- **Task requirements**: Search the data below, and report every line in which "kappa" occurs.

Saved data entries:

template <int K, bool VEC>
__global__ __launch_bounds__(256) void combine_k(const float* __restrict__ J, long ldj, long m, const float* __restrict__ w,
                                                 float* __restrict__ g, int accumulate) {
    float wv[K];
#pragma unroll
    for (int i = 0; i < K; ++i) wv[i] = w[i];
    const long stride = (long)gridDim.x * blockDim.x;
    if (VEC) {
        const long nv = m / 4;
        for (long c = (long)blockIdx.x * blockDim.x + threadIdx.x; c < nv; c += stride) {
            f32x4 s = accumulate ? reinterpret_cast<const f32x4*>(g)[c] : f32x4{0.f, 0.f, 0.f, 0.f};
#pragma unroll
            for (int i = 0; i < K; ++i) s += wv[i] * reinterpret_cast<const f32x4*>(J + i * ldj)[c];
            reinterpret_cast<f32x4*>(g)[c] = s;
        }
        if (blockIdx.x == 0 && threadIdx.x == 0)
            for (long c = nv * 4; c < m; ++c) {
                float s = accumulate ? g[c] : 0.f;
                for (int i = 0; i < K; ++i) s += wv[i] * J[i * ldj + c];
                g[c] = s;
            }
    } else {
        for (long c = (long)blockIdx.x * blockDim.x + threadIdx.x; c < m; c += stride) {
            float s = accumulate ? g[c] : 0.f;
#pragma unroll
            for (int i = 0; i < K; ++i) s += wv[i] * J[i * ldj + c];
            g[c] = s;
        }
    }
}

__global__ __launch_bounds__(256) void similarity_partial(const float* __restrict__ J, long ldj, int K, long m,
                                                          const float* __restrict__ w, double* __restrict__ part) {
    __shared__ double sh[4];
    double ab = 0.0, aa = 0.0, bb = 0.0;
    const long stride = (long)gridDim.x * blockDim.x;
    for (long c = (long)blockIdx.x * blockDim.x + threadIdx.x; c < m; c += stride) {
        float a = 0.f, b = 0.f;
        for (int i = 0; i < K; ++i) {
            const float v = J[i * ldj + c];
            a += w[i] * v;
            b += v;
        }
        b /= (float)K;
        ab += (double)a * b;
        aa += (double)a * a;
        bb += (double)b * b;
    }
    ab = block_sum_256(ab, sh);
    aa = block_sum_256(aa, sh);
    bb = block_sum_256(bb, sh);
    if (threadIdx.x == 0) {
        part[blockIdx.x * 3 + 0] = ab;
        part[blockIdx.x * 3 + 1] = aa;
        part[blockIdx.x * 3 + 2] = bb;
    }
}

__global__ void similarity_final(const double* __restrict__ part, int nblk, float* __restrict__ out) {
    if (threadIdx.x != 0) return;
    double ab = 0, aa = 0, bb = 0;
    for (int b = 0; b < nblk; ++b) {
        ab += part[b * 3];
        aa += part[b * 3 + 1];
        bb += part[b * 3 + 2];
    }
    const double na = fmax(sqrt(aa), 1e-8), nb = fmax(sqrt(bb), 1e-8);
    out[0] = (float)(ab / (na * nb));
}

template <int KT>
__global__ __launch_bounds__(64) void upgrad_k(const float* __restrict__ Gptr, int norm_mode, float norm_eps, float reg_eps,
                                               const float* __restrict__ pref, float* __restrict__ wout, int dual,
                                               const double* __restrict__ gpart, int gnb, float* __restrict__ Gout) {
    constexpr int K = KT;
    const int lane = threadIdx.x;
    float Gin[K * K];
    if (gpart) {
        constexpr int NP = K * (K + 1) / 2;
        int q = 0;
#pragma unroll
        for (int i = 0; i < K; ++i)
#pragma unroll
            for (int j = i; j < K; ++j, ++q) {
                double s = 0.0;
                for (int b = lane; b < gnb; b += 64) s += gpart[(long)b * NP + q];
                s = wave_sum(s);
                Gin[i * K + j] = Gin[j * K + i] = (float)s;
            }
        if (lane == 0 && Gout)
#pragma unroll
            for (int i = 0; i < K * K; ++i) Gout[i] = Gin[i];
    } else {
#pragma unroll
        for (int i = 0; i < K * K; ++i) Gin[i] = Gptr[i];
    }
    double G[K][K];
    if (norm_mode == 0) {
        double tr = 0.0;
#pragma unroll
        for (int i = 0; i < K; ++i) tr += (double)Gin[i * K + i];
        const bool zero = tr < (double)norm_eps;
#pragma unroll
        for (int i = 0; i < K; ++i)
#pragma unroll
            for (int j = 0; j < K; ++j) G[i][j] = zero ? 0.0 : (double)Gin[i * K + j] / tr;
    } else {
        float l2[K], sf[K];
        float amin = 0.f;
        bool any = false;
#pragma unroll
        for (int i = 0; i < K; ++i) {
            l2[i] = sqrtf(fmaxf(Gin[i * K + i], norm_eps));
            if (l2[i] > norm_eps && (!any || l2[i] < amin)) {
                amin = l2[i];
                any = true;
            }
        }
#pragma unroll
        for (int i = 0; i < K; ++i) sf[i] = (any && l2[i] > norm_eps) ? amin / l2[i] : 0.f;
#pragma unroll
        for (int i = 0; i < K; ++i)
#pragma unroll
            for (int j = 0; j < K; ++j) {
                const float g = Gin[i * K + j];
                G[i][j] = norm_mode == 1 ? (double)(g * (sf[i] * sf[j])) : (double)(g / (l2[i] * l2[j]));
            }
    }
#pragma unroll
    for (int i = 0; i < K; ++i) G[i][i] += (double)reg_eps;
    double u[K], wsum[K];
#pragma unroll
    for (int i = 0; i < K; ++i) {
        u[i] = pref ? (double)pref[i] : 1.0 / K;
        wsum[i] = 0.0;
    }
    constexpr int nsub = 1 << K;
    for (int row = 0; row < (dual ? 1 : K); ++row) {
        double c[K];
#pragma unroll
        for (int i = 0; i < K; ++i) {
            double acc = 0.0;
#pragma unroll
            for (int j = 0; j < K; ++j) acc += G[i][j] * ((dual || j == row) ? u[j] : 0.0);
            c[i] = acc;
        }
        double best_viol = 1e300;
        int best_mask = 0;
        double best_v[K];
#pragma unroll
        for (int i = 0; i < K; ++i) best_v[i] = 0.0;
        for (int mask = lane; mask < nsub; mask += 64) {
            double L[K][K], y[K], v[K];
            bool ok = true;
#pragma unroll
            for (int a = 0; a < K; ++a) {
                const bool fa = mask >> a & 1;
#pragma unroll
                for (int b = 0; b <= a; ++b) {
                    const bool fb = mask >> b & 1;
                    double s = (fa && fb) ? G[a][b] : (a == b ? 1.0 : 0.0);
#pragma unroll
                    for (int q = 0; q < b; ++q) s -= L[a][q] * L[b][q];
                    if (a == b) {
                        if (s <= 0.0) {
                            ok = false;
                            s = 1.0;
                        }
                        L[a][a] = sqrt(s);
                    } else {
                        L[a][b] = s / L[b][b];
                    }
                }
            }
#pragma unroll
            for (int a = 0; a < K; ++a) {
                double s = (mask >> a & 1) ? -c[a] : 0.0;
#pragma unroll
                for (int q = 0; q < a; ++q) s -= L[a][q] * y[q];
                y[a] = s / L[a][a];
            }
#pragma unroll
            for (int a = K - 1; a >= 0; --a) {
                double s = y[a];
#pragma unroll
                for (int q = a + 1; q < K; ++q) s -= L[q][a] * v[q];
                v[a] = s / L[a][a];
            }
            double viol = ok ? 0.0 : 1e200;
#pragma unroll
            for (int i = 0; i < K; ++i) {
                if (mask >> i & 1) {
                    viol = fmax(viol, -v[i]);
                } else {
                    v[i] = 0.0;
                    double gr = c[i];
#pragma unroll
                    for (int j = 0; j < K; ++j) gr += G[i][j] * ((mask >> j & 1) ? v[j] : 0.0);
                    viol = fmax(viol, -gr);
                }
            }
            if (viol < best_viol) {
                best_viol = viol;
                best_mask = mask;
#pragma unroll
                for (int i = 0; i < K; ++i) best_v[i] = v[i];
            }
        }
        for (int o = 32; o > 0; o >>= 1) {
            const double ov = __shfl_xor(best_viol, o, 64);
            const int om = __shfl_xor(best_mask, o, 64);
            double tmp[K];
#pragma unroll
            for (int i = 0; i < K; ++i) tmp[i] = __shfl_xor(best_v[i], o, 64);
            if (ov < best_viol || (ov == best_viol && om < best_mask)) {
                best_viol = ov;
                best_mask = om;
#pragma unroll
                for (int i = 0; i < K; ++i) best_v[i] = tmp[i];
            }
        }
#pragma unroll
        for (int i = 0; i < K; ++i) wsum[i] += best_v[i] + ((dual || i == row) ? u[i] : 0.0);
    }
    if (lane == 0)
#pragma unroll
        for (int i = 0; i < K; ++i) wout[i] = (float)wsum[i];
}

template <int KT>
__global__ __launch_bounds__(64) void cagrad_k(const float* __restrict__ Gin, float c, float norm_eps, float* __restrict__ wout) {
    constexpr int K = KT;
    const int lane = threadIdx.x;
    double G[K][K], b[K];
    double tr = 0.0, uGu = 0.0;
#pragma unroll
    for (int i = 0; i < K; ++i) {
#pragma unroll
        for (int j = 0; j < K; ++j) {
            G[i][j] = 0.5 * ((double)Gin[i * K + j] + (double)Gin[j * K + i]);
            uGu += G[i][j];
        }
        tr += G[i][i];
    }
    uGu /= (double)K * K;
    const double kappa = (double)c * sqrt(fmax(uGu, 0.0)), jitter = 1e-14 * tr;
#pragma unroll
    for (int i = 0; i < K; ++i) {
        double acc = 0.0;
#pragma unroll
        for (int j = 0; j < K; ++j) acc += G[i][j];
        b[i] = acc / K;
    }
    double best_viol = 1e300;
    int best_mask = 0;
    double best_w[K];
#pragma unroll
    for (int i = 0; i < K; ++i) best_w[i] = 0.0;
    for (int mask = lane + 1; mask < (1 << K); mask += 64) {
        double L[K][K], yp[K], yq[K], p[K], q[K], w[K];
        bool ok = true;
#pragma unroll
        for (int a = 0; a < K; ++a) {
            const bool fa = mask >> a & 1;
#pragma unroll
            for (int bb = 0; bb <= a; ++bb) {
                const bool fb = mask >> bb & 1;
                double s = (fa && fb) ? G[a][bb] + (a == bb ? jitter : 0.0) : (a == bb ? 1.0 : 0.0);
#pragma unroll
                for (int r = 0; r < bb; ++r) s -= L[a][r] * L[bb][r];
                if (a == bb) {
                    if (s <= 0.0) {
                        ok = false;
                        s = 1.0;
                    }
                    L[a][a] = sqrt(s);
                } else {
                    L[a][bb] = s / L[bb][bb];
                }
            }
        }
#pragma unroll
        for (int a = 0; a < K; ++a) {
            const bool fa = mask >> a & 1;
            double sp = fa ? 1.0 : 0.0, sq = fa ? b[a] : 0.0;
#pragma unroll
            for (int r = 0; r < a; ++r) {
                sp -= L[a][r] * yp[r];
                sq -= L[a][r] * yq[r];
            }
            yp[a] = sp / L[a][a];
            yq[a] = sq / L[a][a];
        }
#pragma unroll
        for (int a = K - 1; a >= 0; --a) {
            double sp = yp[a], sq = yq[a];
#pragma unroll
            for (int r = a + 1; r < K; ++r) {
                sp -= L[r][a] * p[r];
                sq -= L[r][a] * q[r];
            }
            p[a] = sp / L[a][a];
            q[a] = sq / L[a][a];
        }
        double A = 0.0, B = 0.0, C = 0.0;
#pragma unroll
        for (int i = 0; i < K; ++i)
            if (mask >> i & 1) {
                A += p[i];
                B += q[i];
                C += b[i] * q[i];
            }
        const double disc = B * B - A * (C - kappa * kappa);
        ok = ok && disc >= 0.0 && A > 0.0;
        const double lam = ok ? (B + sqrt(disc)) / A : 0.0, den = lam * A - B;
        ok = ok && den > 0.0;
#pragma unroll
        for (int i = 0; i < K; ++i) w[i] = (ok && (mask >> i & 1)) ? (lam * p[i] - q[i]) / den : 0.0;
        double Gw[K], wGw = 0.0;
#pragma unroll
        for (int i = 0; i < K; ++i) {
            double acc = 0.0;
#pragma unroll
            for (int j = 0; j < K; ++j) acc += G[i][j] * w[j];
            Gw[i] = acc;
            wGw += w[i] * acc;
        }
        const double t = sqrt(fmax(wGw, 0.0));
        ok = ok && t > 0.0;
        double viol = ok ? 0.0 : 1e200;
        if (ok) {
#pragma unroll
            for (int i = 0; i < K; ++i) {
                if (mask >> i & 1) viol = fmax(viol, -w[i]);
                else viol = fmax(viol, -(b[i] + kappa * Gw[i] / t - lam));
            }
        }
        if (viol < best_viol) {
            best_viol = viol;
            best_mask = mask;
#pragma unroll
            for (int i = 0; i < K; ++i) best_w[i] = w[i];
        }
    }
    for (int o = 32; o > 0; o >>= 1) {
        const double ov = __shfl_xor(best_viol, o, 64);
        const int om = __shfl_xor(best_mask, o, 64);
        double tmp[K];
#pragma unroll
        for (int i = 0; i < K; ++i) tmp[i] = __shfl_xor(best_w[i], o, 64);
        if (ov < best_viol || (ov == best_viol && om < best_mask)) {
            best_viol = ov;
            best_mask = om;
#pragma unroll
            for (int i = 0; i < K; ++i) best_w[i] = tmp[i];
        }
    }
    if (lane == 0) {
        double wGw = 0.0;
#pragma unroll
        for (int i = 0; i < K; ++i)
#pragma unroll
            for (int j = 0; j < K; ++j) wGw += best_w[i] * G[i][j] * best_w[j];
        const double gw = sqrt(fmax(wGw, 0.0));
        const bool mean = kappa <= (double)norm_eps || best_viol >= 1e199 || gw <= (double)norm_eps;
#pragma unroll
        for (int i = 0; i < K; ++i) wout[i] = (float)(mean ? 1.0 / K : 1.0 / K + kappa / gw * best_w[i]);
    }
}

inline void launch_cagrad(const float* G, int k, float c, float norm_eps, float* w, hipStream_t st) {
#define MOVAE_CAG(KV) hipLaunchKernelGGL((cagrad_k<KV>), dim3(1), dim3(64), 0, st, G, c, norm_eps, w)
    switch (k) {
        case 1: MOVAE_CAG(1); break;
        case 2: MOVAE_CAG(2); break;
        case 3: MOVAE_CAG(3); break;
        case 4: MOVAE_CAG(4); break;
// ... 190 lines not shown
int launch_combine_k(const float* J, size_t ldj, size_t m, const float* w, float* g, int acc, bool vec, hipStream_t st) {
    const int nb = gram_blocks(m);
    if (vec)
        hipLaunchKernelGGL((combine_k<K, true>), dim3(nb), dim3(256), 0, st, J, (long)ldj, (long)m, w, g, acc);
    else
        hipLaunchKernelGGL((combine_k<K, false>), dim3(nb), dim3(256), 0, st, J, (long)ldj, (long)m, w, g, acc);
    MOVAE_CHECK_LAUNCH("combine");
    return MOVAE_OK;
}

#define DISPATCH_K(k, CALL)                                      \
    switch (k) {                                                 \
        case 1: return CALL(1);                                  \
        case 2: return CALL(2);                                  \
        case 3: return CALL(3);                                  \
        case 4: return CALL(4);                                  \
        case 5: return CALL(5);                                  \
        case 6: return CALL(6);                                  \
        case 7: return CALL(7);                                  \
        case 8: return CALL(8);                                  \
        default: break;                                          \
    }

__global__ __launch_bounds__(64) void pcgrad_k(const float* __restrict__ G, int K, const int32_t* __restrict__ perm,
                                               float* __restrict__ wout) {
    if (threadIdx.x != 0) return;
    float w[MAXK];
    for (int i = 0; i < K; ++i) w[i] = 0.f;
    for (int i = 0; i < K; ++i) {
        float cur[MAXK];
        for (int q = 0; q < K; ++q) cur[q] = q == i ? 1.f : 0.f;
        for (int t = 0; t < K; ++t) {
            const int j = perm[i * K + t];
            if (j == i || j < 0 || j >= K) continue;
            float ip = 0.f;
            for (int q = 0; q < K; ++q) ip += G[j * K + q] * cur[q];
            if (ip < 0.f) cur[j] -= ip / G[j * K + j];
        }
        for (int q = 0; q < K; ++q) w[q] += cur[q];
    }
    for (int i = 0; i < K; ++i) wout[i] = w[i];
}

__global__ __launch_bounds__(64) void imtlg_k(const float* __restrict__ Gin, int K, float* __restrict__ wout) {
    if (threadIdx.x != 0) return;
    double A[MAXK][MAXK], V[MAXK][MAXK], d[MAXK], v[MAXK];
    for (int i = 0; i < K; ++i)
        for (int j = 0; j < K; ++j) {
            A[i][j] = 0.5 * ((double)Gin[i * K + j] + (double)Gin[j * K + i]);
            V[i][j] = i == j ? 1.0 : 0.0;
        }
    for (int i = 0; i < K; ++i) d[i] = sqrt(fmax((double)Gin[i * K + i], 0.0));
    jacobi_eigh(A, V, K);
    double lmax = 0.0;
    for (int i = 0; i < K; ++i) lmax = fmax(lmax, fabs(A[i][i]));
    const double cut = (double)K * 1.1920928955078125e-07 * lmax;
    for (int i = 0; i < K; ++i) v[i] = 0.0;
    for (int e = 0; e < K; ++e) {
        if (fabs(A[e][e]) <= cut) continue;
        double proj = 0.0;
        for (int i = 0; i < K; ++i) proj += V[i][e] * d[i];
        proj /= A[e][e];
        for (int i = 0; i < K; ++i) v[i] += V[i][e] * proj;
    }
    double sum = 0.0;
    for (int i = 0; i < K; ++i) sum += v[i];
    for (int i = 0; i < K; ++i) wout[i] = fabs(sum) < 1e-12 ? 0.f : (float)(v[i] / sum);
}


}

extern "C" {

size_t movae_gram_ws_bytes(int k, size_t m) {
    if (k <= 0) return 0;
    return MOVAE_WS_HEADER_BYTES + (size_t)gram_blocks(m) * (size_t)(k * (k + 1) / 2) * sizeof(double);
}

- **Solution below**:
    const double kappa = (double)c * sqrt(fmax(uGu, 0.0)), jitter = 1e-14 * tr;
        const double disc = B * B - A * (C - kappa * kappa);
                else viol = fmax(viol, -(b[i] + kappa * Gw[i] / t - lam));
        const bool mean = kappa <= (double)norm_eps || best_viol >= 1e199 || gw <= (double)norm_eps;
        for (int i = 0; i < K; ++i) wout[i] = (float)(mean ? 1.0 / K : 1.0 / K + kappa / gw * best_w[i]);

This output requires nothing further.